SELF-REPRESENTATION: Pro se motions for judgment of acquittal improperly denied where the defendant had requested to represent himself and court failed to make an adequate Faretta inquiry. Eib v. State, 41 Fla. L. Weekly D1164 (2nd DCA 5/13/16)

MISTRIAL: Where victim's mother, over objection, was shown a graphic photograph of her daughter's injuries and vomited, a mistrial was required. "Although the State claimed at trial that it did not show the mother the photograph in order to elicit an emotional response, we fail to see any other justification for its chosen trial tactic." Colon v. State, 41 Fla. L. Weekly D1163a (2nd DCA 5/13/16)

POST CONVICTION RELIEF
: Error to summarily deny claim that counsel was ineffective for failure to adequately dispute state's only identification evidence. Aristil v. State, 41 Fla. L. Weekly D1162a (2nd DCA 5/13/16)

HEARSAY-BUSINESS RECORDS EXCEPTION
: Default case specialist for loan servicer at trial was qualified to lay foundation for business records exception -- Witness testified that loan servicer independently verified loan documents it received from prior servicer through boarding process described by witness, and it was not necessary for witness to have personal knowledge of prior servicer's business practices or to participate in boarding process. Michel v. Bank of New York, 41 Fla. L. Weekly D1160a (2nd DCA 5/13/16)

POST CONVICTION DNA TESTING
: Trial court erred in denying motion for DNA testing after receiving state's response without attaching supporting documents to support its ruling. Whitfield v. State, 41 Fla. L. Weekly D1159a (5th DCA 5/13/16)

STATEMENT OF DEFENDANT-PUBLIC SAFETY EXCEPTION
: After a shootout involving rival gang members leaving 3 people dead and others injured and 30 to 40 people remaining in the area, the public safety exception to the requirement of Miranda warnings allows the admission of the Defendant's statements after he is asked where the gun from his empty holster was located. State v. Maloney, 41 Fla. L. Weekly D1156d (5th DCA 5/13/16)

POST CONVICTION RELIEF
: The Defendant is entitled to a hearing on his motion for postconviction relief based on trial counsel's failure to present evidence of his substance abuse history. Inmon v. State, 41 Fla. L. Weekly D1156c (5th DCA 5/13/16)

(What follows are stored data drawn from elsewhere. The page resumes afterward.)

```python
def _byte_table() -> bytes:
    t = bytearray(256)
    for ch, code in CHAR_CODE.items():
        if ch in "ACGTRYMKSWHBVD":
            t[ord(ch)] = code
# ... 315 lines not shown
        if row is None:
            if self._codes is not None:
                row = self._codes[s, :self.lens[s]].tobytes()
            else:
                pk = self._packed4[s]
                cells = np.empty(pk.shape[0] * 2, np.uint8)
                cells[0::2] = pk & 15
                cells[1::2] = pk >> 4
                row = cells[:self.lens[s]].tobytes()
            if len(self._row_cache) < 200000:
                self._row_cache[s] = row
        gap = b"\x00"
        w = row[p:p + k]
        if w != gap * k:
            if w.startswith(gap):
                body = w.lstrip(gap)
                g = len(w) - len(body)
                left = row[0:p].replace(gap, b"")
                if len(left) >= g:
                    w = left[len(left) - g:] + body
            if w.endswith(gap):
                body = w.rstrip(gap)
                g = len(w) - len(body)
                right = row[p + k:].replace(gap, b"")
                if len(right) >= g:
                    w = body + right[0:g]
        if len(w) < k:
            g = k - len(w)
            left = row[0:p].replace(gap, b"")
            if len(left) >= g:
                w = left[len(left) - g:] + w
        return w

    def _table_log2cap(self, k: int, n: int) -> int:
        if k < 8 or n < (1 << 17) or self.entropy_threshold > 4.0:
            return 0
        return max(10, int(math.ceil(math.log2(n / 2))))

    def design(self, positions):
        positions = [int(p) for p in positions]
        self.bit_vectors = []
        if not positions:
            return []
        per_batch = min(65535, self.windows_per_batch or _default_batch(self.n_local))
        out = []
        for b0 in range(0, len(positions), per_batch):
            out.extend(self._design_batch(positions[b0:b0 + per_batch]))
        return out

    def _design_batch(self, positions):
        k, v, N = self.primer_length, self.variation, self.total_sequence_number
        comm = self.comm
        self.stats["windows"] += len(positions)
        ph = self.stats.setdefault("phase_ms", {})
        tick = [time.perf_counter()]

        def lap(name):
            now = time.perf_counter()
            ph[name] = ph.get(name, 0.0) + 1000 * (now - tick[0])
            tick[0] = now

        if k >= 8:
            if self.n_local > 0:
                s0, s1 = self.msa.prefilter(k, v, positions)
                bound = (s0 * math.log2(self.n_local) - s1) / N
            else:
                bound = np.zeros(len(positions))
            if comm.world > 1:
                bound = comm.allreduce_sum(bound)
            keep_pos = bound <= self.entropy_threshold + 0.006
        else:
            keep_pos = np.ones(len(positions), bool)
        self.stats["prefiltered"] = self.stats.get("prefiltered", 0) + int((~keep_pos).sum())
        positions = [p for p, kp in zip(positions, keep_pos.tolist()) if kp]
        lap("prefilter")
        if not positions:
            return []
        owner = (np.arange(len(positions)) % comm.world).astype(np.int32)
        with self.msa.hist(k, v, positions, self._table_log2cap(k, self.n_local)) as hist:
            lap("hist_build")
            own = None
            try:
                if comm.world > 1:
                    st, own, mine = self._exchange(hist, positions, owner)
                    lap("exchange")
                else:
                    st, mine = hist.stats(), None
                    lap("summary")
                out = self._gates_walk_finish(hist, own, mine, owner, st, positions, lap)
            finally:
                if own is not None:
                    own.close()
        lap("free")
        return out

    def _gates_walk_finish(self, hist, own, mine, owner, st, positions, lap):
        k, v, N = self.primer_length, self.variation, self.total_sequence_number
        comm = self.comm
        gap_n = st["gap_n"]
        ratio = gap_n / N
        gap_fail = np.round(ratio, 2) >= (1 - self.coverage)
        for wi in np.nonzero(np.abs((ratio * 100) % 1 - 0.5) < 1e-6)[0]:
            gap_fail[wi] = round(int(gap_n[wi]) / N, 2) >= (1 - self.coverage)
        alive = ~gap_fail & (st["nuniq"][:, 0] >= 1)
        accepted = []
        for wi, ent in self._entropies(hist, own, mine, owner, st, positions, alive):
            accepted.append((wi, positions[wi], ent[0], ent[1], N - int(gap_n[wi]), bool(st["nuniq"][wi, 2] > 0)))
        lap("gates")
        if not accepted:
            return []
        if "freq" in st:
            freq, nn = st["freq"], st["nn"]
# ... 465 lines not shown
```

multiprime_b200/csrc/mpb200.cu:

```cuda
#include <cuda_runtime.h>
#include <stdint.h>
#include <stdarg.h>
#include <stdio.h>
#include <string.h>
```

SEARCH AND SEIZURE-WARRANT: Trial court must give deference to findings of magistrate who issued search warrant for property which was site of suspected marijuana grow operation. A magistrate's determination should be accorded a presumption of correctness and not disturbed absent a clear demonstration that the issuing magistrate abused his discretion. State v. Fernandez-Arias, 41 Fla. L. Weekly D1155b (5th DCA 5/13/16)

POST CONVICTION RELIEF: Motion for Post Conviction Relief on grounds of the state failing to provide a factual basis must be raised under 3.850, not under 3.800. State v. Kogan, 41 Fla. L. Weekly D1155a (5th DCA 5/13/16)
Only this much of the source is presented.